# ENTRIES PROVIDED:
=== Begin Enclosure ===
+    for (int s = s0; s < s1; ++s) {
+        f32x16 acc[FM][1][1];
+#pragma unroll
+        for (int i = 0; i < FM; ++i) {
+#pragma unroll
+            for (int r = 0; r < 16; ++r) acc[i][0][0][r] = 0.f;
+            const int m = (s * 4 + wm * FM + i) * 32 + fr;
+            unsigned rb[3] = {zero_base, zero_base, zero_base}, rmask[3] = {0u, 0u, 0u};
+            int ow = 0;
+            if (m < p.M) {
+                const int G = m / W;
+                const int oh = G % H;
+                ow = m - G * W;
+                rb[1] = (unsigned)((G % nslots) * slot_bytes);
+                rmask[1] = ~0u;
+                if (oh > 0) { rb[0] = (unsigned)(((G - 1) % nslots) * slot_bytes); rmask[0] = ~0u; }
+                if (oh < H - 1) { rb[2] = (unsigned)(((G + 1) % nslots) * slot_bytes); rmask[2] = ~0u; }
+            }
+            unsigned xo[3], xs[3];
+#pragma unroll
+            for (int dx = 0; dx < 3; ++dx) {
+                xo[dx] = (unsigned)(ow + dx) * PIXB;
+                xs[dx] = (unsigned)d3_swz<C>(ow + dx) << 4;
+            }
+#pragma unroll
+            for (int tap = 0; tap < 9; ++tap) {
+                const int dy = tap / 3, dx = tap % 3;
+#pragma unroll
+                for (int ks = 0; ks < KSL; ++ks) {
+                    const unsigned a = rb[dy] + ((xo[dx] + ((unsigned)((ks * 2 + fh) << 4) ^ xs[dx])) & rmask[dy]);
+                    const bf16x8 af = *reinterpret_cast<const bf16x8*>(smem + a);
+                    acc[i][0][0] = __builtin_amdgcn_mfma_f32_32x32x16_bf16(af, bw[tap][ks], acc[i][0][0], 0, 0, 0);
+                }
+            }
+        }
+        CRIS_VMCNT(0);
+        __syncthreads();
+        if (s + 2 < s1) {
+            const int h = step_hi(s + 2);
+            for (int G = loaded + 1; G <= h; ++G) issue_row(G);
+            loaded = max(loaded, h);
+        }
+#pragma unroll
+        for (int i = 0; i < FM; ++i) {
+            const int tile = s * 4 + wm * FM + i;
+            if (tile * 32 < p.M) gemm_epilogue<1, 32, 1, 1>(p, acc[i], tile * 32, wn * 32, tile, lane);
+        }
+    }
+}
+
+static bool d3_plan(const cris_conv_gemm_params& p, d3_geom* g) {
+    if (!(p.KH == 3 && p.KW == 3 && p.stride == 1 && p.pad == 1 && p.OH == p.H && p.OW == p.W)) return false;
+    if (!((p.C == 32 || p.C == 64) && (p.N == 32 || p.N == 64)) || p.K != 9 * p.C) return false;
+    const long slot = ((long)(p.W + 2) * p.C * 2 + 1023) / 1024 * 1024;
+    const long nslots = (p.W + 2 * D3_STEP - 2) / p.W + 1 + 2;
+    const long lds = slot * nslots + D3_ZERO_BYTES;
+    if (lds > D3_LDS_MAX) return false;
+    if (g) {
+        g->slot_bytes = (int)slot;
+        g->nslots = (int)nslots;
+        g->lds_bytes = (int)lds;
+        static const int blocks_max = cris_env_int("CRIS_CONV3_DIRECT_BLOCKS", 512);
+        const int nsteps = cris_cdiv(p.M, D3_STEP);
+        const int cap = lds * 2 <= D3_LDS_MAX ? blocks_max : blocks_max / 2;
+        const int target = cap > 0 ? cap : 1;
+        g->steps_per_block = cris_cdiv(nsteps, target);
+        g->blocks = cris_cdiv(nsteps, g->steps_per_block);
+    }
+    return true;
+}
+
+bool cris_conv3x3_direct_applicable(const cris_conv_gemm_params& p) { return d3_plan(p, nullptr); }
+
+typedef void (*d3_kern_t)(const cris_conv_gemm_params, int, int, int);
+int cris_conv3x3_direct_launch(const cris_conv_gemm_params& p, hipStream_t s) {
+    static const d3_kern_t kerns[2][2] = {{conv3x3_direct_kernel<32, 1>, conv3x3_direct_kernel<32, 2>},
+                                          {conv3x3_direct_kernel<64, 1>, conv3x3_direct_kernel<64, 2>}};
+    static const int lds_rc = [] {
+        int rc = 0;
+        for (int c = 0; c < 2; ++c)
+            for (int n = 0; n < 2; ++n) rc |= cris_set_lds((const void*)kerns[c][n], D3_LDS_MAX);
+        return rc;
+    }();
+    if (lds_rc != 0) {
+        cris_set_error("conv3x3 direct: hipFuncSetAttribute(MaxDynamicSharedMemorySize) failed (%d)", lds_rc);
+        return lds_rc;
+    }
+    d3_geom g;
+    CRIS_CHECK_ARG(d3_plan(p, &g), "the direct 3x3 kernel cannot run this problem");
+    hipLaunchKernelGGL(kerns[p.C == 64][p.N == 64], dim3(g.blocks), dim3(256), g.lds_bytes, s, p, g.slot_bytes, g.nslots, g.steps_per_block);
+    CRIS_LAUNCH_CHECK();
+    return 0;
+}
diff --git a/cris/pytorch_amd/csrc/gemm.hip b/cris/pytorch_amd/csrc/gemm.hip
--- a/cris/pytorch_amd/csrc/gemm.hip
+++ b/cris/pytorch_amd/csrc/gemm.hip
@@ -10,6 +10,9 @@
 #endif
 #ifndef ST_128x128
 #define ST_128x128 2
+#endif
+#ifndef D3_MIN_M
+#define D3_MIN_M 131072
 #endif
 #define SKINNY_MAX_M 144
 
@@ -486,7 +489,8 @@
 }
 static int skinny_kslice(const cris_conv_gemm_params& p, int slices) { return cris_cdiv(cris_cdiv(p.K, slices), 32) * 32; }
 
-enum { V_SKINNY1 = 0, V_SKINNY9, V_SKINNY9S, V_128x64, V_64x64, V_64x128, V_128x128, V_8W_256x256, V_8W_256x128, V_8W_128x256, V_8W_128x128, V_64x64_K2, V_COUNT };
+enum { V_SKINNY1 = 0, V_SKINNY9, V_SKINNY9S, V_128x64, V_64x64, V_64x128, V_128x128, V_8W_256x256, V_8W_256x128, V_8W_128x256, V_8W_128x128, V_64x64_K2, V_COUNT,
+       V_DIRECT3 = V_COUNT };
 
 #define CRIS_TILE4_KERNS(K, BM, BN, WM, WN, ST) K<BM, BN, WM, WN, ST, 0>, K<BM, BN, WM, WN, ST, 1>, K<BM, BN, WM, WN, ST, 2>
 #define CRIS_TILE4_ROW(NAME, BM, BN, WM, WN, ST)                                                                           \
=== End Enclosure ===
# PROBLEM DETAILS:
Each record above should be transcribed exactly.

# EXERCISE ANSWER:
+    for (int s = s0; s < s1; ++s) {
+        f32x16 acc[FM][1][1];
+#pragma unroll
+        for (int i = 0; i < FM; ++i) {
+#pragma unroll
+            for (int r = 0; r < 16; ++r) acc[i][0][0][r] = 0.f;
+            const int m = (s * 4 + wm * FM + i) * 32 + fr;
+            unsigned rb[3] = {zero_base, zero_base, zero_base}, rmask[3] = {0u, 0u, 0u};
+            int ow = 0;
+            if (m < p.M) {
+                const int G = m / W;
+                const int oh = G % H;
+                ow = m - G * W;
+                rb[1] = (unsigned)((G % nslots) * slot_bytes);
+                rmask[1] = ~0u;
+                if (oh > 0) { rb[0] = (unsigned)(((G - 1) % nslots) * slot_bytes); rmask[0] = ~0u; }
+                if (oh < H - 1) { rb[2] = (unsigned)(((G + 1) % nslots) * slot_bytes); rmask[2] = ~0u; }
+            }
+            unsigned xo[3], xs[3];
+#pragma unroll
+            for (int dx = 0; dx < 3; ++dx) {
+                xo[dx] = (unsigned)(ow + dx) * PIXB;
+                xs[dx] = (unsigned)d3_swz<C>(ow + dx) << 4;
+            }
+#pragma unroll
+            for (int tap = 0; tap < 9; ++tap) {
+                const int dy = tap / 3, dx = tap % 3;
+#pragma unroll
+                for (int ks = 0; ks < KSL; ++ks) {
+                    const unsigned a = rb[dy] + ((xo[dx] + ((unsigned)((ks * 2 + fh) << 4) ^ xs[dx])) & rmask[dy]);
+                    const bf16x8 af = *reinterpret_cast<const bf16x8*>(smem + a);
+                    acc[i][0][0] = __builtin_amdgcn_mfma_f32_32x32x16_bf16(af, bw[tap][ks], acc[i][0][0], 0, 0, 0);
+                }
+            }
+        }
+        CRIS_VMCNT(0);
+        __syncthreads();
+        if (s + 2 < s1) {
+            const int h = step_hi(s + 2);
+            for (int G = loaded + 1; G <= h; ++G) issue_row(G);
+            loaded = max(loaded, h);
+        }
+#pragma unroll
+        for (int i = 0; i < FM; ++i) {
+            const int tile = s * 4 + wm * FM + i;
+            if (tile * 32 < p.M) gemm_epilogue<1, 32, 1, 1>(p, acc[i], tile * 32, wn * 32, tile, lane);
+        }
+    }
+}
+
+static bool d3_plan(const cris_conv_gemm_params& p, d3_geom* g) {
+    if (!(p.KH == 3 && p.KW == 3 && p.stride == 1 && p.pad == 1 && p.OH == p.H && p.OW == p.W)) return false;
+    if (!((p.C == 32 || p.C == 64) && (p.N == 32 || p.N == 64)) || p.K != 9 * p.C) return false;
+    const long slot = ((long)(p.W + 2) * p.C * 2 + 1023) / 1024 * 1024;
+    const long nslots = (p.W + 2 * D3_STEP - 2) / p.W + 1 + 2;
+    const long lds = slot * nslots + D3_ZERO_BYTES;
+    if (lds > D3_LDS_MAX) return false;
+    if (g) {
+        g->slot_bytes = (int)slot;
+        g->nslots = (int)nslots;
+        g->lds_bytes = (int)lds;
+        static const int blocks_max = cris_env_int("CRIS_CONV3_DIRECT_BLOCKS", 512);
+        const int nsteps = cris_cdiv(p.M, D3_STEP);
+        const int cap = lds * 2 <= D3_LDS_MAX ? blocks_max : blocks_max / 2;
+        const int target = cap > 0 ? cap : 1;
+        g->steps_per_block = cris_cdiv(nsteps, target);
+        g->blocks = cris_cdiv(nsteps, g->steps_per_block);
+    }
+    return true;
+}
+
+bool cris_conv3x3_direct_applicable(const cris_conv_gemm_params& p) { return d3_plan(p, nullptr); }
+
+typedef void (*d3_kern_t)(const cris_conv_gemm_params, int, int, int);
+int cris_conv3x3_direct_launch(const cris_conv_gemm_params& p, hipStream_t s) {
+    static const d3_kern_t kerns[2][2] = {{conv3x3_direct_kernel<32, 1>, conv3x3_direct_kernel<32, 2>},
+                                          {conv3x3_direct_kernel<64, 1>, conv3x3_direct_kernel<64, 2>}};
+    static const int lds_rc = [] {
+        int rc = 0;
+        for (int c = 0; c < 2; ++c)
+            for (int n = 0; n < 2; ++n) rc |= cris_set_lds((const void*)kerns[c][n], D3_LDS_MAX);
+        return rc;
+    }();
+    if (lds_rc != 0) {
+        cris_set_error("conv3x3 direct: hipFuncSetAttribute(MaxDynamicSharedMemorySize) failed (%d)", lds_rc);
+        return lds_rc;
+    }
+    d3_geom g;
+    CRIS_CHECK_ARG(d3_plan(p, &g), "the direct 3x3 kernel cannot run this problem");
+    hipLaunchKernelGGL(kerns[p.C == 64][p.N == 64], dim3(g.blocks), dim3(256), g.lds_bytes, s, p, g.slot_bytes, g.nslots, g.steps_per_block);
+    CRIS_LAUNCH_CHECK();
+    return 0;
+}
diff --git a/cris/pytorch_amd/csrc/gemm.hip b/cris/pytorch_amd/csrc/gemm.hip
--- a/cris/pytorch_amd/csrc/gemm.hip
+++ b/cris/pytorch_amd/csrc/gemm.hip
@@ -10,6 +10,9 @@
 #endif
 #ifndef ST_128x128
 #define ST_128x128 2
+#endif
+#ifndef D3_MIN_M
+#define D3_MIN_M 131072
 #endif
 #define SKINNY_MAX_M 144
 
@@ -486,7 +489,8 @@
 }
 static int skinny_kslice(const cris_conv_gemm_params& p, int slices) { return cris_cdiv(cris_cdiv(p.K, slices), 32) * 32; }
 
-enum { V_SKINNY1 = 0, V_SKINNY9, V_SKINNY9S, V_128x64, V_64x64, V_64x128, V_128x128, V_8W_256x256, V_8W_256x128, V_8W_128x256, V_8W_128x128, V_64x64_K2, V_COUNT };
+enum { V_SKINNY1 = 0, V_SKINNY9, V_SKINNY9S, V_128x64, V_64x64, V_64x128, V_128x128, V_8W_256x256, V_8W_256x128, V_8W_128x256, V_8W_128x128, V_64x64_K2, V_COUNT,
+       V_DIRECT3 = V_COUNT };
 
 #define CRIS_TILE4_KERNS(K, BM, BN, WM, WN, ST) K<BM, BN, WM, WN, ST, 0>, K<BM, BN, WM, WN, ST, 1>, K<BM, BN, WM, WN, ST, 2>
 #define CRIS_TILE4_ROW(NAME, BM, BN, WM, WN, ST)                                                                           \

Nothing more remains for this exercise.